As a member of NASA's Spirit Atmospheric Advisory Team, Withers spoke nightly with NASA officials by telephone during the final stages of Spirit's seven-month, 300-million-mile voyage to Mars and for several days after it landed on January 3, analyzing data that helped gauge the spacecraft's performance. And as a consultant to Britain's failed Beagle 2 Mars mission, the twenty-eight-year-old native of England wrote computer programs that, had the spacecraft survived, would have helped scientists and engineers reconstruct its trajectory through the Martian atmosphere.

Spirit and Opportunity slowed their entries into the Martian atmosphere by aerobraking, using the atmosphere to direct their trajectories and slow down without rockets. "If Spirit had descended straight down through the Martian atmosphere, there would not have been enough air to absorb its speed," Withers says. "So when it entered the upper atmosphere at twenty times the speed of sound, or about five kilometers per second, it traveled more horizontally than vertically, at an angle of only about fifteen or twenty degrees. During the last ten to twenty kilometers of its descent, it lost the rest of its speed, until a parachute opened up at an altitude of between five and ten kilometers. Eventually, stabilizing rockets brought it to almost a dead stop about ten meters above the ground, its cocoon of airbags inflated, and it dropped to the ground and bounced several times."

Spirit's fiery descent is helping scientists learn more about the cold, thin Martian atmosphere. "Instruments on board Spirit measured the aerodynamics the spacecraft experienced when it passed through the atmosphere," Withers explains. "With that information, and with our knowledge of Spirit's shape and mass, other engineers and I were able to determine the density, pressure, and temperature of Mars's atmosphere, from its outer regions all the way down to where the spacecraft hit the dirt."

	Paul Withers, CAS research associate. Photograph by Vernon Doucette

Martian air contains mostly carbon dioxide and weighs only about one percent of Earth's nitrogen-oxygen atmosphere. "Atmospheric pressure on Mars is much lower than on Earth," Withers says. "If you blew up a balloon on Earth and released it on Mars, it would explode immediately. Another distinguishing feature of the Martian atmosphere, and one that poses interesting scientific questions, is that in winter the gas that makes up the atmosphere freezes to the surface near the poles, so that the volume of the atmosphere can actually change by as much as 25 percent between summer and winter. That has no parallel on Earth."
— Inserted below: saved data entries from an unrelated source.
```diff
@@ -85,18 +86,20 @@
 	}
 	const size_t np = (size_t) db.nNodesPad;
 	for(int qi = 0; qi < nq; ++qi) {
-		const int q = ql[1 + qi];
+		const int qe = ql[1 + qi], q = qe & 0xffff, live = qe >> 16;
 		const uint4 n0 = db.planes[((size_t) q * 3 + 0) * np + node], n1 = db.planes[((size_t) q * 3 + 1) * np + node], nv = db.planes[((size_t) q * 3 + 2) * np + node];
-		const uint32_t* __restrict__ r = rp + (((size_t) tile * db.WQ + q) * T) * 16;
-#pragma unroll
-		for(int t = 0; t < T; ++t) {
-			const uint32_t* rt = r + t * 16;
-			uint32_t k, x;
-			k = nv.x & rt[8];  x = ((n0.x ^ rt[0]) | (n1.x ^ rt[4])) & k; d[t] += __popc(x); N[t] += __popc(k);
-			k = nv.y & rt[9];  x = ((n0.y ^ rt[1]) | (n1.y ^ rt[5])) & k; d[t] += __popc(x); N[t] += __popc(k);
-			k = nv.z & rt[10]; x = ((n0.z ^ rt[2]) | (n1.z ^ rt[6])) & k; d[t] += __popc(x); N[t] += __popc(k);
-			k = nv.w & rt[11]; x = ((n0.w ^ rt[3]) | (n1.w ^ rt[7])) & k; d[t] += __popc(x); N[t] += __popc(k);
-		}
+		const uint32_t* __restrict__ r = rpw + (((size_t) tile * db.WQ + q) * 4) * (3 * T);
+#define HU_SCAN_WORD(W, C) \
+		if(live & (1 << W)) { \
+			const HuU32x16* rw = reinterpret_cast<const HuU32x16*>(r + W * (3 * T)); \
+			const HuU32x16 r0 = rw[0], r1 = rw[1], rv = rw[2]; \
+			_Pragma("unroll") \
+			for(int t = 0; t < T; ++t) { \
+				const uint32_t k = nv.C & rv[t], x = ((n0.C ^ r0[t]) | (n1.C ^ r1[t])) & k; d[t] += __popc(x); N[t] += __popc(k); \
+			} \
+		}
+		HU_SCAN_WORD(0, x) HU_SCAN_WORD(1, y) HU_SCAN_WORD(2, z) HU_SCAN_WORD(3, w)
+#undef HU_SCAN_WORD
 	}
 	{
 		const size_t npw = np / 64;
@@ -160,7 +163,7 @@
 		for(int m = 0; m < M; ++m) d[t][m] = 0;
 	const size_t np = (size_t) db.nNodesPad;
 	for(int qi = 0; qi < nq; ++qi) {
-		const int q = ql[1 + qi];
+		const int q = ql[1 + qi] & 0xffff;
 		const uint32_t mine = rp[((size_t) tile * db.WQ + q) * (T * 16) + tid];
 		uint4 n0[M], n1[M], nv[M];
 #pragma unroll
```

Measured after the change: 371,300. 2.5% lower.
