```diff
+      half_nyquist_texel(fp, N, HB, h0, reinterpret_cast<float4*>(send), nullptr, 1, 0, seed, nullptr, 0, idx);
+  else if constexpr (NYQ)
     if ((HALVES > 1 ? xcd_pair_slot(blockIdx.x, gridDim.x) : (int)blockIdx.x) == (int)gridDim.x - 1)
       for (int idx = threadIdx.x; idx < fp.cascades * N; idx += WG)
         half_nyquist_texel(fp, N, HB, h0, reinterpret_cast<float4*>(send), nullptr, 1, 0, seed, nullptr, 0, idx);
diff --git a/oceansimulation_amd/csrc/device/memory.h b/oceansimulation_amd/csrc/device/memory.h
--- a/oceansimulation_amd/csrc/device/memory.h
+++ b/oceansimulation_amd/csrc/device/memory.h
@@ -98,6 +98,12 @@
   return v;
 }
 
+__device__ __forceinline__ float fopaque(float v)
+{
+  asm volatile("" : "+v"(v));
+  return v;
+}
+
 __device__ __forceinline__ size_t sopaque(size_t v)
 {
   asm volatile("" : "+s"(v));
diff --git a/oceansimulation_amd/csrc/launch_half.hip b/oceansimulation_amd/csrc/launch_half.hip
--- a/oceansimulation_amd/csrc/launch_half.hip
+++ b/oceansimulation_amd/csrc/launch_half.hip
@@ -101,7 +101,7 @@
       return hipErrorInvalidValue;
     else
       return select_half_cols<LOGN>(fp.cascades, seed != nullptr, h0_blk > 0 ? h0_blk : ColFirstCfg<LOGN>::B, [&](auto sh) {
-        return launch_cols_half<decltype(sh)>(fp, HalfCfg<LOGN>::STRIPS, h0, gab, gcd, ge, tw, hs, hs_blocks, HalfSlab{},
+        return launch_cols_half<decltype(sh)>(fp, ColsLaunch<decltype(sh)>::GRID_STRIPS, h0, gab, gcd, ge, tw, hs, hs_blocks, HalfSlab{},
                                               reinterpret_cast<unsigned char*>(spec), 1, seed, stream, cus);
       });
   });
diff --git a/oceansimulation_amd/csrc/ocean_capi.cpp b/oceansimulation_amd/csrc/ocean_capi.cpp
--- a/oceansimulation_amd/csrc/ocean_capi.cpp
+++ b/oceansimulation_amd/csrc/ocean_capi.cpp
@@ -300,6 +300,25 @@
   return alloc_if_null(f.spec, (size_t)g->cascades * 2 * g->fft->n * sizeof(float4), e);
 }
 
+}
+
+int ocean_debug_fill_half_fields(ocean_generator* g, int byte)
+{
+  if (!g || !g->fields[0].gab)
+    return fail(OCEAN_ERR_INVALID, "ocean_debug_fill_half_fields: no generator, or no blocked half-spectrum frame yet");
+  const size_t t = half_field_texels(g->fft->logn) * g->cascades;
+  for (const HalfFields& f : g->fields)
+    if (f.gab && f.gde && f.gc)
+    {
+      HIP_TRY(hipMemsetAsync(f.gab, byte, t * sizeof(float4), g->fft->stream), "hipMemsetAsync");
+      HIP_TRY(hipMemsetAsync(f.gde, byte, t * sizeof(float4), g->fft->stream), "hipMemsetAsync");
+      HIP_TRY(hipMemsetAsync(f.gc, byte, t * sizeof(float2), g->fft->stream), "hipMemsetAsync");
+    }
+  return OCEAN_OK;
+}
+
+namespace
+{
 hipError_t half_buffers(ocean_generator* g)
 {
   return alloc_if_null(g->hs, half_hs_bytes(g->fft->logn, g->fft->device_cus), half_fields(g, 0));
```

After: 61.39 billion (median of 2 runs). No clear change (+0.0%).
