template <int NT, int PREC, bool EX>
__global__ __launch_bounds__(kThreads) void k_render_occ(OccKArgs k) {
  __shared__ __attribute__((aligned(1024))) char smem[kOccLdsBytes];
  float* aux = reinterpret_cast<float*>(smem + kRingBytes);
  OccLds& S = *reinterpret_cast<OccLds*>(smem + kRingBytes + (kAuxCapFloats + 96) * 4);
  int tid = threadIdx.x, wave = tid >> 6, lane = tid & 63;
  if (tid == 0) {
    S.a = k.a; S.G = k.G; S.cam_hw = k.cam_hw; S.cam_hh = k.cam_hh; S.cam_f = k.cam_f; S.use_vis = k.use_vis;
    S.cone_angle = k.cone_angle; S.t_min = k.t_min; S.t_max = k.t_max; S.sample_t1 = k.sample_t1;
    S.carry_from = kWaves; S.carry_base = 0; S.carry_take = 0;
  }
  __syncthreads();
  const fsn_occ_render_args& a = S.a;
  NetDev net;
  load_net(k.net, a.pos_mask, a.dir_mask, aux, net);
  __syncthreads();
  WStream st;
  st.init(smem, nullptr, 0, 0, k.net.blob + k.net.stream_off, WStream::kDynamicPhases, 1);
  const uint32_t nph_density = (uint32_t)k.net.nph_density, nph_full = (uint32_t)k.net.nph_full;
  ARing ring;
  prime_ring<PREC, NT>(st, ring);

  auto cand_end = [&](int i) -> float {
    if constexpr (EX) return FSN_AT(S.t1c, i);
    else return FSN_AT(S.t0c, i) + a.step;
  };
  auto kept_end = [&](int i) -> float {
    if constexpr (EX) return FSN_AT(S.t1k, i);
    else return FSN_AT(S.t0k, i) + a.step;
  };
  auto fetch_ray = [&](int64_t ray, float (&o)[3], float (&d)[3]) {
    if (a.rays_o) {
#pragma unroll
      for (int c = 0; c < 3; ++c) { o[c] = a.rays_o[3 * ray + c]; d[c] = a.rays_d[3 * ray + c]; }
    } else {
      const int h = a.cam_row0 + (int)(ray / a.cam_W), w = (int)(ray % a.cam_W);
      pinhole_ray(a.cam_pose, S.cam_hw, S.cam_hh, S.cam_f, h, w, o, d);
    }
  };

  for (;;) {
    {
      int t_ = threadIdx.x;
      asm volatile("" : "+v"(t_));
      tid = t_; wave = __builtin_amdgcn_readfirstlane(t_ >> 6); lane = t_ & 63;
    }
    if (tid == 0) { S.n_cand = 0; S.n_rays = 0; S.stop = 0; }
    __syncthreads();
    for (;;) {
      if (tid == 0) {
        if (S.carry_from < kWaves) {
          S.chunk_base = S.carry_base; S.chunk_from = S.carry_from; S.chunk_take = S.carry_take; S.carry_from = kWaves;
        } else {
          unsigned long long* wc = reinterpret_cast<unsigned long long*>(a.work_counter);
          const long long seen = (long long)__hip_atomic_load(wc, __ATOMIC_RELAXED, __HIP_MEMORY_SCOPE_AGENT);
          long long take = (a.R - seen) / (2ll * (long long)gridDim.x);
          take = take < 1 ? 1 : (take > kWaves ? kWaves : take);
          S.chunk_base = (int64_t)atomicAdd(wc, (unsigned long long)take);
          S.chunk_from = 0;
          S.chunk_take = (int32_t)take;
        }
      }
      __syncthreads();
      const int64_t base = uniform_i64(S.chunk_base);
      const int from = __builtin_amdgcn_readfirstlane(S.chunk_from), take = __builtin_amdgcn_readfirstlane(S.chunk_take);
      if (base >= a.R) break;
      const int64_t ray = base + wave;
      const bool active = wave >= from && wave < take && ray < a.R;
      float o[3] = {0.f, 0.f, 0.f}, d[3] = {0.f, 0.f, 1.f};
      RayLattice L;
      L.any = false; L.near_r = L.t_lo = L.t_hi = 0.f; L.k0 = 0;
      int c = 0;
      const float cone = EX ? S.cone_angle : 0.f;
      float u_r = 0.f;
      if (active) {
        fetch_ray(ray, o, d);
        u_r = a.u ? a.u[ray] : 0.f;
        if constexpr (EX) {
          const float lo_r = S.t_min ? S.t_min[ray] : -__builtin_huge_valf(), hi_r = S.t_max ? S.t_max[ray] : __builtin_huge_valf();
          L = ray_range(S.G, o, d, a.near_plane, a.far_plane, a.step, cone, a.u != nullptr, u_r, lo_r, hi_r);
          c = march_ray_regime(S.G, a.bits, o, d, L, a.step, cone, a.u != nullptr, u_r, a.max_steps,
                               [](float, float, bool, uint64_t, int) {});
        } else {
          L = ray_lattice(S.G, o, d, a.near_plane, a.far_plane, a.step, a.u != nullptr, u_r);
          c = march_ray(S.G, a.bits, o, d, L, a.step, a.max_steps, [](float, float, bool, uint64_t, int) {});
        }
      }
      if (lane == 0) FSN_AT(S.cnt, wave) = active ? c : -1;
      __syncthreads();
      int nc = S.n_cand, nr = S.n_rays, my_off = -1, my_slot = 0, first_rej = kWaves;
      bool stop = false;
      for (int w = from; w < kWaves; ++w) {
        const int cw = FSN_AT(S.cnt, w);
        if (cw < 0) continue;
        if (!stop && nr < kMaxRays && nc + cw <= kCap) {
          if (w == wave) { my_off = nc; my_slot = nr; }
          nc += cw;
          nr += 1;
        } else if (!stop) {
          stop = true;
          first_rej = w;
        }
      }
      __syncthreads();
      if (tid == 0) {
        S.n_cand = nc; S.n_rays = nr;
        if (stop) { S.carry_base = base; S.carry_from = first_rej; S.carry_take = take; S.stop = 1; }
        else if (take < kWaves) S.stop = 1;
      }
      if (my_off >= 0) {
        if (lane == 0) {
#pragma unroll
          for (int q = 0; q < 3; ++q) { FSN_AT(S.rays, 6 * my_slot + q) = o[q]; FSN_AT(S.rays, 6 * my_slot + 3 + q) = d[q]; }
          FSN_AT(S.ray_id, my_slot) = ray;
          FSN_AT(S.cand_off, my_slot) = my_off;
          FSN_AT(S.cand_cnt, my_slot) = c;
        }
        auto fill = [&](float ts, float te, bool keep, uint64_t m, int before) {
          if (keep) {
            const int pos = my_off + before + __popcll(m & ((1ull << lane) - 1ull));
            FSN_AT(S.t0c, pos) = ts;
            if constexpr (EX) FSN_AT(S.t1c, pos) = te;
            FSN_AT(S.slotc, pos) = (uint16_t)my_slot;
          }
        };
        if constexpr (EX) march_ray_regime(S.G, a.bits, o, d, L, a.step, cone, a.u != nullptr, u_r, a.max_steps, fill);
        else march_ray(S.G, a.bits, o, d, L, a.step, a.max_steps, fill);
      }
      __syncthreads();
      if (S.stop) break;
    }
    const int n_rays = __builtin_amdgcn_readfirstlane(S.n_rays), n_cand = __builtin_amdgcn_readfirstlane(S.n_cand);
    if (n_rays == 0) break;

    constexpr int NG = groups_per_wave<NT, PREC>(), TILE = 128 * NG;
    if (S.use_vis && n_cand > 0) {
      for (int sub = 0; sub * TILE < n_cand; ++sub) {
        const int idx0 = sub * TILE + tile_slot<NG>(wave, lane, 0);
        OccSrc src[NG];
        FSN_PER_GROUP(q, const int ic = min(idx0 + 16 * q, n_cand - 1);
                            src[q] = OccSrc{FSN_SPAN(S.rays, 6 * FSN_AT(S.slotc, ic), 6), FSN_AT(S.t0c, ic), cand_end(ic)};);
        float sigma[NG], rgb[NG][3];
        st.begin_tile(nph_density);
        mlp_tile<NT, PREC, false>(st, net, src, ring, sigma, rgb);
        if (tile_stores<NG>(lane)) {
          const int qs = tile_store_group<NG>(lane), idx = idx0 + 16 * qs;
          if (idx < n_cand) FSN_AT(S.sigc, idx) = sigma[qs];
        }
      }
      lds_barrier();
      for (int r = wave; r < n_rays; r += kWaves) {
        const int Sn = FSN_AT(S.cand_cnt, r), beg = FSN_AT(S.cand_off, r);
        int i0, i1;
        lane_range(Sn, lane, i0, i1);
        int nk = 0;
        trans_walk(i0, i1, [&](int i) { return FSN_AT(S.sigc, beg + i) * (cand_end(beg + i) - FSN_AT(S.t0c, beg + i)); },
                   [&](int i, float T, float e) {
                     const bool kp = T >= a.early_stop_eps && 1.0f - e >= a.alpha_thre;
                     FSN_AT(S.keepf, beg + i) = kp ? 1 : 0;
                     nk += kp ? 1 : 0;
                   });
        int tk;
        wave_excl_scan_i(nk, tk);
        if (lane == 0) FSN_AT(S.kept_cnt, r) = tk;
      }
    } else {
      for (int i = tid; i < n_cand; i += kThreads) FSN_AT(S.keepf, i) = 1;
      for (int r = tid; r < n_rays; r += kThreads) FSN_AT(S.kept_cnt, r) = FSN_AT(S.cand_cnt, r);
    }
    lds_barrier();
    if (wave == 0) {
      const int c0 = 2 * lane < n_rays ? FSN_AT(S.kept_cnt, 2 * lane) : 0, c1 = 2 * lane + 1 < n_rays ? FSN_AT(S.kept_cnt, 2 * lane + 1) : 0;
      int tot;
      const int ex = wave_excl_scan_i(c0 + c1, tot);
      if (2 * lane < n_rays) FSN_AT(S.kept_off, 2 * lane) = ex;
      if (2 * lane + 1 < n_rays) FSN_AT(S.kept_off, 2 * lane + 1) = ex + c0;
      if (lane == 0) S.n_kept = tot;
    }
    lds_barrier();
    for (int r = wave; r < n_rays; r += kWaves) {
      const int Sn = FSN_AT(S.cand_cnt, r), beg = FSN_AT(S.cand_off, r), ko = FSN_AT(S.kept_off, r);
      const int per = (Sn + 63) >> 6;
      const int i0 = lane * per, i1 = min(i0 + per, Sn);
      int nk = 0;
      for (int i = i0; i < i1; ++i) nk += FSN_AT(S.keepf, beg + i);
      int tk;
      int pos = ko + wave_excl_scan_i(nk, tk);
      for (int i = i0; i < i1; ++i) {
        if (FSN_AT(S.keepf, beg + i)) {
          FSN_AT(S.t0k, pos) = FSN_AT(S.t0c, beg + i);
          FSN_AT(S.t1k, pos) = cand_end(beg + i);
          FSN_AT(S.slotk, pos) = (uint16_t)r;
          ++pos;
        }
      }
    }
    lds_barrier();
    if (a.sample_t0 && !a.ex_weights) {
      for (int r = wave; r < n_rays; r += kWaves) {
        const int64_t ray = FSN_AT(S.ray_id, r);
        const int ko = FSN_AT(S.kept_off, r), Sk = FSN_AT(S.kept_cnt, r);
        for (int i = lane; i < Sk; i += 64) a.sample_t0[ray * a.sample_cap + i] = FSN_AT(S.t0k, ko + i);
        if constexpr (EX)
          if (S.sample_t1)
            for (int i = lane; i < Sk; i += 64) S.sample_t1[ray * a.sample_cap + i] = FSN_AT(S.t1k, ko + i);
        if (lane == 0) {
          if (a.n_cand) a.n_cand[ray] = FSN_AT(S.cand_cnt, r);
          a.n_kept[ray] = Sk;
        }
      }
      lds_barrier();
      continue;
    }
    const int n_kept = __builtin_amdgcn_readfirstlane(S.n_kept);
    for (int sub = 0; sub * TILE < n_kept; ++sub) {
      const int idx0 = sub * TILE + tile_slot<NG>(wave, lane, 0);
      OccSrc src[NG];
      FSN_PER_GROUP(q, const int ic = min(idx0 + 16 * q, n_kept - 1);
                       src[q] = OccSrc{FSN_SPAN(S.rays, 6 * FSN_AT(S.slotk, ic), 6), FSN_AT(S.t0k, ic), kept_end(ic)};);
      float sigma[NG], rgb[NG][3];
      st.begin_tile(nph_full);
      mlp_tile<NT, PREC, true>(st, net, src, ring, sigma, rgb);
      if (tile_stores<NG>(lane)) {
        const int qs = tile_store_group<NG>(lane), idx = idx0 + 16 * qs;
        if (idx < n_kept) {
          FSN_AT(S.sigk, idx) = sigma[qs];
          FSN_AT(S.rgbk, 3 * idx + 0) = rgb[qs][0];
          FSN_AT(S.rgbk, 3 * idx + 1) = rgb[qs][1];
          FSN_AT(S.rgbk, 3 * idx + 2) = rgb[qs][2];
        }
      }
    }
    lds_barrier();
    for (int r = wave; r < n_rays; r += kWaves) {
      const int64_t ray = FSN_AT(S.ray_id, r);
      const int ko = FSN_AT(S.kept_off, r), Sk = FSN_AT(S.kept_cnt, r);
      const int64_t row = a.ex_weights ? ray * a.sample_cap : 0;
      CompositeOut o{a.colors + 3 * ray, a.opacity + ray, a.depth + ray, a.ex_weights ? a.ex_weights + row : nullptr,
                     a.ex_weights ? a.ex_alphas + row : nullptr, a.ex_weights ? a.ex_trans + row : nullptr};
      composite_ray(FSN_SPAN(S.sigk, ko, Sk), FSN_SPAN(S.rgbk, 3 * ko, 3 * Sk), FSN_SPAN(S.t0k, ko, Sk), FSN_SPAN(S.t1k, ko, Sk), Sk,
                    true, a.bkgd[0], a.bkgd[1], a.bkgd[2], o);
      if (a.ex_weights) {
        for (int i = lane; i < Sk; i += 64) {
          a.sample_t0[row + i] = FSN_AT(S.t0k, ko + i);
          a.ex_sigmas[row + i] = FSN_AT(S.sigk, ko + i);
        }
        if constexpr (EX)
          if (S.sample_t1)
            for (int i = lane; i < Sk; i += 64) S.sample_t1[row + i] = FSN_AT(S.t1k, ko + i);
        for (int i = lane; i < 3 * Sk; i += 64) a.ex_rgbs[3 * row + i] = FSN_AT(S.rgbk, 3 * ko + i);
      }
      if (lane == 0) {
        if (a.n_cand) a.n_cand[ray] = FSN_AT(S.cand_cnt, r);
        if (a.n_kept) a.n_kept[ray] = Sk;
      }
    }
    lds_barrier();
  }
  st.drain();
}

The major scientific finding emerging from these missions, Withers says, will be a detailed understanding of how the temperature changes from the top to the bottom of Mars's atmosphere. "The spacecrafts' measurements may also help us understand how areas of heat move around in the Martian atmosphere," he says. "In addition, by looking at atmospheric temperatures, we can determine the structure of clouds that the spacecraft might have passed through, such as if they're made of carbon dioxide, water, or some other component of the atmosphere."

These lessons may help scientists better understand Earth's thin shell of air. "The laws of physics that govern Earth's atmosphere," Withers says, "such as how the sun's heat and light are absorbed in different regions and how air moves around between the equator and the poles, should apply in the Martian atmosphere. So by looking at a system that is very different from our own, we can test our theories about how atmospheres work in general."